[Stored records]

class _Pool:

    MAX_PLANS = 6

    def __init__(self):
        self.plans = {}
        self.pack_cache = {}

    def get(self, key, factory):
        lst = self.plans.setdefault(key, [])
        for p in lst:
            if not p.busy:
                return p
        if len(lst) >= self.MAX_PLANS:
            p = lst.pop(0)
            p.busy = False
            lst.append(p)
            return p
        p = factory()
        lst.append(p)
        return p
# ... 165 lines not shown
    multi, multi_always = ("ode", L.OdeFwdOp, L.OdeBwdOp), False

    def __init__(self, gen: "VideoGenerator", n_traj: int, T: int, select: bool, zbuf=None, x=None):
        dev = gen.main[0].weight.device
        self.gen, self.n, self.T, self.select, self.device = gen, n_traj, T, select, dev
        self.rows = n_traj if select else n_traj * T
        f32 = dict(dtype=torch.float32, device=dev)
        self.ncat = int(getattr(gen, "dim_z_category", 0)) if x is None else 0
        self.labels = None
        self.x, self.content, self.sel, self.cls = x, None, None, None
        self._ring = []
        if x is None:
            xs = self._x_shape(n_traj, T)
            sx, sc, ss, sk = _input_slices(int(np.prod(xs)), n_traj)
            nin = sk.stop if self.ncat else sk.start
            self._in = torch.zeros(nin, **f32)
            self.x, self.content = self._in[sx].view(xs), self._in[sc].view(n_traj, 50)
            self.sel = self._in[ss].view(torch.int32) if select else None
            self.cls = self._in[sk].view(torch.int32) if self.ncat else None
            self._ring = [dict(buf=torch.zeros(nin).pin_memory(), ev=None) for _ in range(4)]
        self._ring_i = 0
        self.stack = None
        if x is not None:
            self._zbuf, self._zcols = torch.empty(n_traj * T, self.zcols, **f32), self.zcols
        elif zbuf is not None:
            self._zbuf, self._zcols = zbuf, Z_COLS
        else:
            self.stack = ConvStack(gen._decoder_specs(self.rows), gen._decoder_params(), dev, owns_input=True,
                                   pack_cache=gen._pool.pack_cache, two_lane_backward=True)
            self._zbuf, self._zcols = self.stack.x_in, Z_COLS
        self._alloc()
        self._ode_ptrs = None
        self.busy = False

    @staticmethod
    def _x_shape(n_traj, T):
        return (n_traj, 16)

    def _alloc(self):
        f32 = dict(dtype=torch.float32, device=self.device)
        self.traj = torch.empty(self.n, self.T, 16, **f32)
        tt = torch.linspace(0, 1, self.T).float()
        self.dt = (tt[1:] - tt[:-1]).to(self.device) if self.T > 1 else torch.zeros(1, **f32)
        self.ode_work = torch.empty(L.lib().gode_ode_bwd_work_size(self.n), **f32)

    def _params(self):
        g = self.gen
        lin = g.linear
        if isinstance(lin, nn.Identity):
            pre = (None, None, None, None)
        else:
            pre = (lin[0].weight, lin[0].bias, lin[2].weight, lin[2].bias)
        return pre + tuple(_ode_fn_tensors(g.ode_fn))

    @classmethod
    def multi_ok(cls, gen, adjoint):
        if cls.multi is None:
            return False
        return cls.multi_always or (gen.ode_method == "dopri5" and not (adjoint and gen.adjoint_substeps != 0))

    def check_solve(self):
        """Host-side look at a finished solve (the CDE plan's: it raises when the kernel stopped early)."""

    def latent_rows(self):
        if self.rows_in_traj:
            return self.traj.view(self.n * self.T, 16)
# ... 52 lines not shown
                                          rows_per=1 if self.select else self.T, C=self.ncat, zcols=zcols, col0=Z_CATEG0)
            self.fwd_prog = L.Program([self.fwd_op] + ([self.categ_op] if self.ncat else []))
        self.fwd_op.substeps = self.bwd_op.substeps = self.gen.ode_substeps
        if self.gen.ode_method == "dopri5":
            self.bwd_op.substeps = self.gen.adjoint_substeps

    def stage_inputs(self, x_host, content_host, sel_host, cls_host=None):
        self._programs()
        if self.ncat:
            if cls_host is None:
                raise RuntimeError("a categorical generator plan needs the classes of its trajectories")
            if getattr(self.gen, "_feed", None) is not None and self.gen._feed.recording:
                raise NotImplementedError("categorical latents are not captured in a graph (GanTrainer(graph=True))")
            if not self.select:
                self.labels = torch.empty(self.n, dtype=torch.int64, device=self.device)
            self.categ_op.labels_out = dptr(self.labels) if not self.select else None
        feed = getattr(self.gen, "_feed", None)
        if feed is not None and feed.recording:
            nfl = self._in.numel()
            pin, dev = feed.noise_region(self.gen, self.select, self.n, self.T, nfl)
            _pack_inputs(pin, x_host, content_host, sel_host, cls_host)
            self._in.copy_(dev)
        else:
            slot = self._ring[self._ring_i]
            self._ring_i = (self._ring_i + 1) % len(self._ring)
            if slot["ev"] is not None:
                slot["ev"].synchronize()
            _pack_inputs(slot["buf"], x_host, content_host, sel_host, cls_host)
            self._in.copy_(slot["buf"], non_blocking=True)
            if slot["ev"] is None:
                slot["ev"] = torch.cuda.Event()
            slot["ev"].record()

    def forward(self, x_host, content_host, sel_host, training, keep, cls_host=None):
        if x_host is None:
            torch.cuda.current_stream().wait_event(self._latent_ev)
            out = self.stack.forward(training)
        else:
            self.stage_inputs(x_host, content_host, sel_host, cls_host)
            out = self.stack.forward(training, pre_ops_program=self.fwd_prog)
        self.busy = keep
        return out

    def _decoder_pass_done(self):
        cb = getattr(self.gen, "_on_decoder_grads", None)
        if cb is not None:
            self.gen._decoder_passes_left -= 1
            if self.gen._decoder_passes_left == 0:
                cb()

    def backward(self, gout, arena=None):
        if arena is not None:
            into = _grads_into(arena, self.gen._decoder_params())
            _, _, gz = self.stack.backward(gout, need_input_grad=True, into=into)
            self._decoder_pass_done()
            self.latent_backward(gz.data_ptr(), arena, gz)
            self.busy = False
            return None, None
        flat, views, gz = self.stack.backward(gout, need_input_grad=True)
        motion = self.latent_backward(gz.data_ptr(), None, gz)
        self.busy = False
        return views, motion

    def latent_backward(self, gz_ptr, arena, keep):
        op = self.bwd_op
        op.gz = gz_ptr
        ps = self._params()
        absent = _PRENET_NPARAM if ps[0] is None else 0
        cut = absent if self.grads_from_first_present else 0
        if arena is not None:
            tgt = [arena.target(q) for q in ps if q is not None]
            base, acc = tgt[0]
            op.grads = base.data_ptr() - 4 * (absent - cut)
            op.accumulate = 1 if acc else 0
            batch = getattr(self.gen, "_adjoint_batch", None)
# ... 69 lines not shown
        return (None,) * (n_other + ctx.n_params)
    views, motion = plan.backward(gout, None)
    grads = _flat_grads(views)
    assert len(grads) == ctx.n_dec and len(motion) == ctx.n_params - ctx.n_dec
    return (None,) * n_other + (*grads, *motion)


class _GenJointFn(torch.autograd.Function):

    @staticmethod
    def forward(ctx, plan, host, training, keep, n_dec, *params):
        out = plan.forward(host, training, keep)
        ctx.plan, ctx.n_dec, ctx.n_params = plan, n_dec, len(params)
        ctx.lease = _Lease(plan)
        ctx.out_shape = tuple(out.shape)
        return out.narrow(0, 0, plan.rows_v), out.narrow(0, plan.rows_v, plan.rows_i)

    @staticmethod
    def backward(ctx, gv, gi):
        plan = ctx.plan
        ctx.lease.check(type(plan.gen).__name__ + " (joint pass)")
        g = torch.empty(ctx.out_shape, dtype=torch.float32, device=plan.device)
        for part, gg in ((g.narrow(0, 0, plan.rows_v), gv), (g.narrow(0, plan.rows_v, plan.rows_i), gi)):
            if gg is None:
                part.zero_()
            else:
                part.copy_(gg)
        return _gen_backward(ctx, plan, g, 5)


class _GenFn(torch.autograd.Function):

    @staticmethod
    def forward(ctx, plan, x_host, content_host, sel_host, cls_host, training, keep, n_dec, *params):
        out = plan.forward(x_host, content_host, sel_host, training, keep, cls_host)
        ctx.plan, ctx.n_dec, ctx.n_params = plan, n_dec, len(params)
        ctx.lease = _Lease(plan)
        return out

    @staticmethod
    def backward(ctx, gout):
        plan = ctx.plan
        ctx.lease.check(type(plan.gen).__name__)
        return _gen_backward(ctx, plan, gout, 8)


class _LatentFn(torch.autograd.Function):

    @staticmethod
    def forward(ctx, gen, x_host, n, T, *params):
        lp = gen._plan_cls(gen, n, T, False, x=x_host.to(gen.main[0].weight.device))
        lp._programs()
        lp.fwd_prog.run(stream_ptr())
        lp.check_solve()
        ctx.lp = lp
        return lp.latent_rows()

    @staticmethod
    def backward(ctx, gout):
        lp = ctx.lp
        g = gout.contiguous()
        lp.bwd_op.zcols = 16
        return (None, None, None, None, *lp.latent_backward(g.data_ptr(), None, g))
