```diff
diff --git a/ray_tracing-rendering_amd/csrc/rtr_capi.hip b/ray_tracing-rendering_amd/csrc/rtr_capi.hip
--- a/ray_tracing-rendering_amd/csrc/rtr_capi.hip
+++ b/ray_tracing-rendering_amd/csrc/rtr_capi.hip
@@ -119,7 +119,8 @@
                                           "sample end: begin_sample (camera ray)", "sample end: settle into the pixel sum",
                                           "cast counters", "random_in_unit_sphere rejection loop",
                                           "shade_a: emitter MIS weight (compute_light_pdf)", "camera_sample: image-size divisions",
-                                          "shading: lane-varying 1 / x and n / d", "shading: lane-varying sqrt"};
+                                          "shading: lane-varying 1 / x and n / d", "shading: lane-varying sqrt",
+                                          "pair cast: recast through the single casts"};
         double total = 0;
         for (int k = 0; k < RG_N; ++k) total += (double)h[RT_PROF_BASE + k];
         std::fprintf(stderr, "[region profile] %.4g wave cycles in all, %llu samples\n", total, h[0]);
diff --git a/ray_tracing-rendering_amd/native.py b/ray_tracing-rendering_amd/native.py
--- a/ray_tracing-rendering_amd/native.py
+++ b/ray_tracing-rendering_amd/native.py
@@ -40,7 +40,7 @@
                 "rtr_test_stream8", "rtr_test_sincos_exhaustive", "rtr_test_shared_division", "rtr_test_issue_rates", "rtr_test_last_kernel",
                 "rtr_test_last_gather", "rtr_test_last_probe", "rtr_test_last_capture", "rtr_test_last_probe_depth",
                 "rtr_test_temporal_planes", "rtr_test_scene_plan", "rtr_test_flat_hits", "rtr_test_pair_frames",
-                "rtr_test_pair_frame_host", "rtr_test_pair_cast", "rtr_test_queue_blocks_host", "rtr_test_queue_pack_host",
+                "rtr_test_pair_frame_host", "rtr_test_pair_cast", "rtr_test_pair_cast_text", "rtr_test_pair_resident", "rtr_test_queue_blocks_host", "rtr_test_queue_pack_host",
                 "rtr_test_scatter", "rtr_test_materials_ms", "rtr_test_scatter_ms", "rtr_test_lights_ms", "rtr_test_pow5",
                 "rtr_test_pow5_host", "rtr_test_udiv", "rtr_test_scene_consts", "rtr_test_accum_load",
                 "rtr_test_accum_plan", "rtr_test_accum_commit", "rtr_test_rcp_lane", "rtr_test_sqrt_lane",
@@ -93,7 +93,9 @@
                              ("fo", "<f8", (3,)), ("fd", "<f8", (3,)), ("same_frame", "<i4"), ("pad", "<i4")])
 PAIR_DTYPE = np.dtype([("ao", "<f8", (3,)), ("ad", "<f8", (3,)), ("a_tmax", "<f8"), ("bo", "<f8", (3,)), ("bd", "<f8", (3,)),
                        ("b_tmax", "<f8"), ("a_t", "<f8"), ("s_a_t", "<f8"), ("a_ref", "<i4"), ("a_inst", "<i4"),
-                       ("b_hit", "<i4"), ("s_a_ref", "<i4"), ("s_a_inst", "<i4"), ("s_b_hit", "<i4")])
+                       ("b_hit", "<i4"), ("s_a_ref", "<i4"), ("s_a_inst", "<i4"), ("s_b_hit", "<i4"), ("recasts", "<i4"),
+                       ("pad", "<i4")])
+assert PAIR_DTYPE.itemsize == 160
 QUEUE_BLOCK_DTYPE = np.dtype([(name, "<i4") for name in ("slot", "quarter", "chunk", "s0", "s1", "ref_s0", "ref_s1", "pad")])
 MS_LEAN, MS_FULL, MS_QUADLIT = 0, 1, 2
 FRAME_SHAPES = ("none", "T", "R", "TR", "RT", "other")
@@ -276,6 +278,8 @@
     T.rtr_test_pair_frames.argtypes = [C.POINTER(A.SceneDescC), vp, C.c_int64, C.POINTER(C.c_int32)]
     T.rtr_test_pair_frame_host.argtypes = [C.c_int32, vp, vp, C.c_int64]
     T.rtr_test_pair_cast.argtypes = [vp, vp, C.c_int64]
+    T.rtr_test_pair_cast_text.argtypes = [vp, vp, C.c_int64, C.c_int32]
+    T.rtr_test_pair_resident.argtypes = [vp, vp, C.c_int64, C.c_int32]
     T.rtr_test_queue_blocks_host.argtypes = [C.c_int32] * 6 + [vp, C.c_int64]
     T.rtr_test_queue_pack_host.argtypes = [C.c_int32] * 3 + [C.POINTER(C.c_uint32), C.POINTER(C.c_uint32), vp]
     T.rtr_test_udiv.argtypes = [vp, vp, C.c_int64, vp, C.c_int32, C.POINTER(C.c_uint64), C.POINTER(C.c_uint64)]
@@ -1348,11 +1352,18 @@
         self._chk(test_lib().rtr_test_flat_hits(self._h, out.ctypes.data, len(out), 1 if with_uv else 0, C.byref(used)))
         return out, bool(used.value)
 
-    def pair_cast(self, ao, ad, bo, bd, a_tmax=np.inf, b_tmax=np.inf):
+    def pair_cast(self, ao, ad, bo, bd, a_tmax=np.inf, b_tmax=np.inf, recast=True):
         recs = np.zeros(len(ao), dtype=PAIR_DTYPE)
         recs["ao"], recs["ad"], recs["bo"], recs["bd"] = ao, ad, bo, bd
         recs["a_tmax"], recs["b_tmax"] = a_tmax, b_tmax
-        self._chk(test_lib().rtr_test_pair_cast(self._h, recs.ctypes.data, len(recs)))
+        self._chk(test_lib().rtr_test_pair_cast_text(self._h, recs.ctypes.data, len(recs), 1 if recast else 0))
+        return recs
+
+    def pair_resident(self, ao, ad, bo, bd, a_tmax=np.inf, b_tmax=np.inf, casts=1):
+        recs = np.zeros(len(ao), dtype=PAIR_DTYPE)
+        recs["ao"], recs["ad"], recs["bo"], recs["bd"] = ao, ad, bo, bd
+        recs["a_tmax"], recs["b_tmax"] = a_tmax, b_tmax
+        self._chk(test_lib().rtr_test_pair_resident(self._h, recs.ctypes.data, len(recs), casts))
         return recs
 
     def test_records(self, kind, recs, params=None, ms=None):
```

#### [What is required]
Take exactly the lines from the one containing "self._decoder_pass_done()" through the one containing "op.gz = gz_ptr" in the data above, and output them with nothing added.

#### [Written response]
            self._decoder_pass_done()
            self.latent_backward(gz.data_ptr(), arena, gz)
            self.busy = False
            return None, None
        flat, views, gz = self.stack.backward(gout, need_input_grad=True)
        motion = self.latent_backward(gz.data_ptr(), None, gz)
        self.busy = False
        return views, motion

    def latent_backward(self, gz_ptr, arena, keep):
        op = self.bwd_op
        op.gz = gz_ptr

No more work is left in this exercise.